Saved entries
○ ○ ○ ○ ○ ○ ○

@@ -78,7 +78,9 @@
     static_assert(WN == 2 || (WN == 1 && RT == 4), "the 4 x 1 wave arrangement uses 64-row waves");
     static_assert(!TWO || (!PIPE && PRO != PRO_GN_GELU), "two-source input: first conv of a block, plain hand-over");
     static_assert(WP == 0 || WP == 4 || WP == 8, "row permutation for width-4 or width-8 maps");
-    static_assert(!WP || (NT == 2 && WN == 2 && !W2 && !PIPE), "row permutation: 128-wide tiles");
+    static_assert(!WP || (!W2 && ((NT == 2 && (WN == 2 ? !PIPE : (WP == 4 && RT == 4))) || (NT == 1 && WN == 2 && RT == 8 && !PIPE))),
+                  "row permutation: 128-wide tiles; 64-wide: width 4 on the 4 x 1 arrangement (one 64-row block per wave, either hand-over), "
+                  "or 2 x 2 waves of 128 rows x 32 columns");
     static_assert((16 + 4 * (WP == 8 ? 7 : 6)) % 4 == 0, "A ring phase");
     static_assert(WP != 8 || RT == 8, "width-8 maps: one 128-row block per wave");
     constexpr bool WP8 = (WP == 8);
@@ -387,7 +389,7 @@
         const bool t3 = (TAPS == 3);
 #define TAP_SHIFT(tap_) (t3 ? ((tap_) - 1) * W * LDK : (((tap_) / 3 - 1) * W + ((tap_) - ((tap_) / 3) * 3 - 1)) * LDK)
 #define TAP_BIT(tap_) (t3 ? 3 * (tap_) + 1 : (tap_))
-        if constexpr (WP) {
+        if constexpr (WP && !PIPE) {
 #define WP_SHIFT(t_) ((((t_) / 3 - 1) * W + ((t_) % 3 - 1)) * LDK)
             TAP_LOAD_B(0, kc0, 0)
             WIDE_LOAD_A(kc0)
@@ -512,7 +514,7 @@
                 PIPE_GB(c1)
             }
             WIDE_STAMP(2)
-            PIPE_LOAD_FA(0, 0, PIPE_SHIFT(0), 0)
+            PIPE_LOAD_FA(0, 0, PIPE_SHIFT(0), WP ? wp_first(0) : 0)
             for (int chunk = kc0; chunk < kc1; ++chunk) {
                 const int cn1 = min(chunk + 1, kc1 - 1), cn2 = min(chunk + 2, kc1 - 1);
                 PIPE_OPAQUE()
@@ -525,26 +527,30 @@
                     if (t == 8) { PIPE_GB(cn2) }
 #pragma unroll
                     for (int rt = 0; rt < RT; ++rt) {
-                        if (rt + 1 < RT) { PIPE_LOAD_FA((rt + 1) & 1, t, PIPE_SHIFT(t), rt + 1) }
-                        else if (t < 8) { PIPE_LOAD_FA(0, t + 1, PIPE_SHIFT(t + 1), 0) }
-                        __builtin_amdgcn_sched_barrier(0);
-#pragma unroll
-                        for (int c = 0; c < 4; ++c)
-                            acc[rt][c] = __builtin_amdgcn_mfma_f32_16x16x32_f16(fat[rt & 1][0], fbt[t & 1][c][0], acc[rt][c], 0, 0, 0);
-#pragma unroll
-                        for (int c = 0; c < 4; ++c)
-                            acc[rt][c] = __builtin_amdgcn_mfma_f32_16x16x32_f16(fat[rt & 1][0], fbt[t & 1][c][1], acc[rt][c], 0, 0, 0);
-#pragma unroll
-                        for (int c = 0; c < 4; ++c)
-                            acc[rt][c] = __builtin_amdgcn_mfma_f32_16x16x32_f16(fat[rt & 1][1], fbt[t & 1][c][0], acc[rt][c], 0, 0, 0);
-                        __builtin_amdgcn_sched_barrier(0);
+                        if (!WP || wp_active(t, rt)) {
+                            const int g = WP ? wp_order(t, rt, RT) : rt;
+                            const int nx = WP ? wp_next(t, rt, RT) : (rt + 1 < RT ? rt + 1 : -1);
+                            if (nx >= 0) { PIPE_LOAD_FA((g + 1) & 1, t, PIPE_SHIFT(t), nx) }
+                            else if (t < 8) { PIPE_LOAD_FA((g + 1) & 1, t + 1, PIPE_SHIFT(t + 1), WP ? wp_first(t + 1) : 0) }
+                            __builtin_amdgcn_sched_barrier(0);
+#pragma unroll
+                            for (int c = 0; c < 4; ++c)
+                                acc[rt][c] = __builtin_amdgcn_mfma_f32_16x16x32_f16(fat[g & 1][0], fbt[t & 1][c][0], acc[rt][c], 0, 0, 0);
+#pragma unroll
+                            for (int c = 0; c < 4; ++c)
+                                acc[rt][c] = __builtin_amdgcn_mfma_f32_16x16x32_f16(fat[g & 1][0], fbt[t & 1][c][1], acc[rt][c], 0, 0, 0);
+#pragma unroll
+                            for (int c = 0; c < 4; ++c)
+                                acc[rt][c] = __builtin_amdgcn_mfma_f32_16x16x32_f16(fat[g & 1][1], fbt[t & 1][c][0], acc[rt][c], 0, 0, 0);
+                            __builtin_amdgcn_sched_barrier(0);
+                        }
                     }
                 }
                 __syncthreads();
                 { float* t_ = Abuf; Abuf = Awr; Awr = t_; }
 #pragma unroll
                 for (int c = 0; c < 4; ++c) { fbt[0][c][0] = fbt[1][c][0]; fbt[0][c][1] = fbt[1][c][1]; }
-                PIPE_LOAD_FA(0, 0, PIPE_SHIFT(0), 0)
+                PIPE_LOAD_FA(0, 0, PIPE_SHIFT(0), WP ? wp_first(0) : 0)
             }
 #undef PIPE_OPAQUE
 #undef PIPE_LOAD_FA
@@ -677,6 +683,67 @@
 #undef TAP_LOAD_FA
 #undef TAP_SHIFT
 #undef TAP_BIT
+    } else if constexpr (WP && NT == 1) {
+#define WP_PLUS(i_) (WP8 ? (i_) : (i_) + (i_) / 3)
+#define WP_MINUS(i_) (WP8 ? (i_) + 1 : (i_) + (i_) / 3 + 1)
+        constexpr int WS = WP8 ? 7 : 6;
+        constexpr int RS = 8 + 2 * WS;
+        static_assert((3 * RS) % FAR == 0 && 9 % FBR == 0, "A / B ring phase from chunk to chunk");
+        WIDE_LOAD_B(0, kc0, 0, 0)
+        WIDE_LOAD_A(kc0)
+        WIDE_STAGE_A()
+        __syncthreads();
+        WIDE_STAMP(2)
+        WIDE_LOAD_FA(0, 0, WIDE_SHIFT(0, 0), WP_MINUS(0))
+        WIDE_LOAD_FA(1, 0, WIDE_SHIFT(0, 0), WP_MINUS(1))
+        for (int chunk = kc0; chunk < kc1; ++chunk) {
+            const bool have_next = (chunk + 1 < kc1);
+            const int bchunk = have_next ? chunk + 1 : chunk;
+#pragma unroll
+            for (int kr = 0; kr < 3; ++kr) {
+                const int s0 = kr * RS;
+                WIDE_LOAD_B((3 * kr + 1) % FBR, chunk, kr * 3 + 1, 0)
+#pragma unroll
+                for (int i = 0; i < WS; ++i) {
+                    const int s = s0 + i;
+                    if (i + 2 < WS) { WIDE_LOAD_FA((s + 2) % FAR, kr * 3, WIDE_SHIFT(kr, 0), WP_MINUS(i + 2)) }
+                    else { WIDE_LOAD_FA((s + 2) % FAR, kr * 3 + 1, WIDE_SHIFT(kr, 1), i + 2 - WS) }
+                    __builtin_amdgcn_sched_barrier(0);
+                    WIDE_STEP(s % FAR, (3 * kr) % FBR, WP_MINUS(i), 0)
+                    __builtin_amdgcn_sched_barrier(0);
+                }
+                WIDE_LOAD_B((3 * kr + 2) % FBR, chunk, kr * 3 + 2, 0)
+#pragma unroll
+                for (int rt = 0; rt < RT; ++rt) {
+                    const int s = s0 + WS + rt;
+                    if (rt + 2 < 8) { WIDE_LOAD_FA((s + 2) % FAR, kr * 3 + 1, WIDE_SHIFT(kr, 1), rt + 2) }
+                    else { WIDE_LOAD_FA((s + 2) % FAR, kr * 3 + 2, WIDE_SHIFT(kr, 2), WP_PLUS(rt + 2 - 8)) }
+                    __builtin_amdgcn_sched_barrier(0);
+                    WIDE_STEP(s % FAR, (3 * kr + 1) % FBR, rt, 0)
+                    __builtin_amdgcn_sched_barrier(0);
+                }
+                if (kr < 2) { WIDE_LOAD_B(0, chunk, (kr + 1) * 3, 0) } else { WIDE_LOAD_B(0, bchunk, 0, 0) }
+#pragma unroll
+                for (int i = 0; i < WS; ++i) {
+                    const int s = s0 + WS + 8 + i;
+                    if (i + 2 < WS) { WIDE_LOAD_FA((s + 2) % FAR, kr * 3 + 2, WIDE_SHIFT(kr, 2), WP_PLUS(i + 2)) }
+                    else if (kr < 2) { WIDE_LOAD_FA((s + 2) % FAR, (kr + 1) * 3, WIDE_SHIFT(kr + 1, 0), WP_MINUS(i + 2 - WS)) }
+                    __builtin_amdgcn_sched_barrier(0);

○ ○ ○ ○ ○ ○ ○

WHAT THE TASK ASKS: The lines from the start of the entries above through the line containing "static_assert(WP == 0" are the ones to return, please; copy them exactly and include both ends.

COMPLETED EXERCISE:
@@ -78,7 +78,9 @@
     static_assert(WN == 2 || (WN == 1 && RT == 4), "the 4 x 1 wave arrangement uses 64-row waves");
     static_assert(!TWO || (!PIPE && PRO != PRO_GN_GELU), "two-source input: first conv of a block, plain hand-over");
     static_assert(WP == 0 || WP == 4 || WP == 8, "row permutation for width-4 or width-8 maps");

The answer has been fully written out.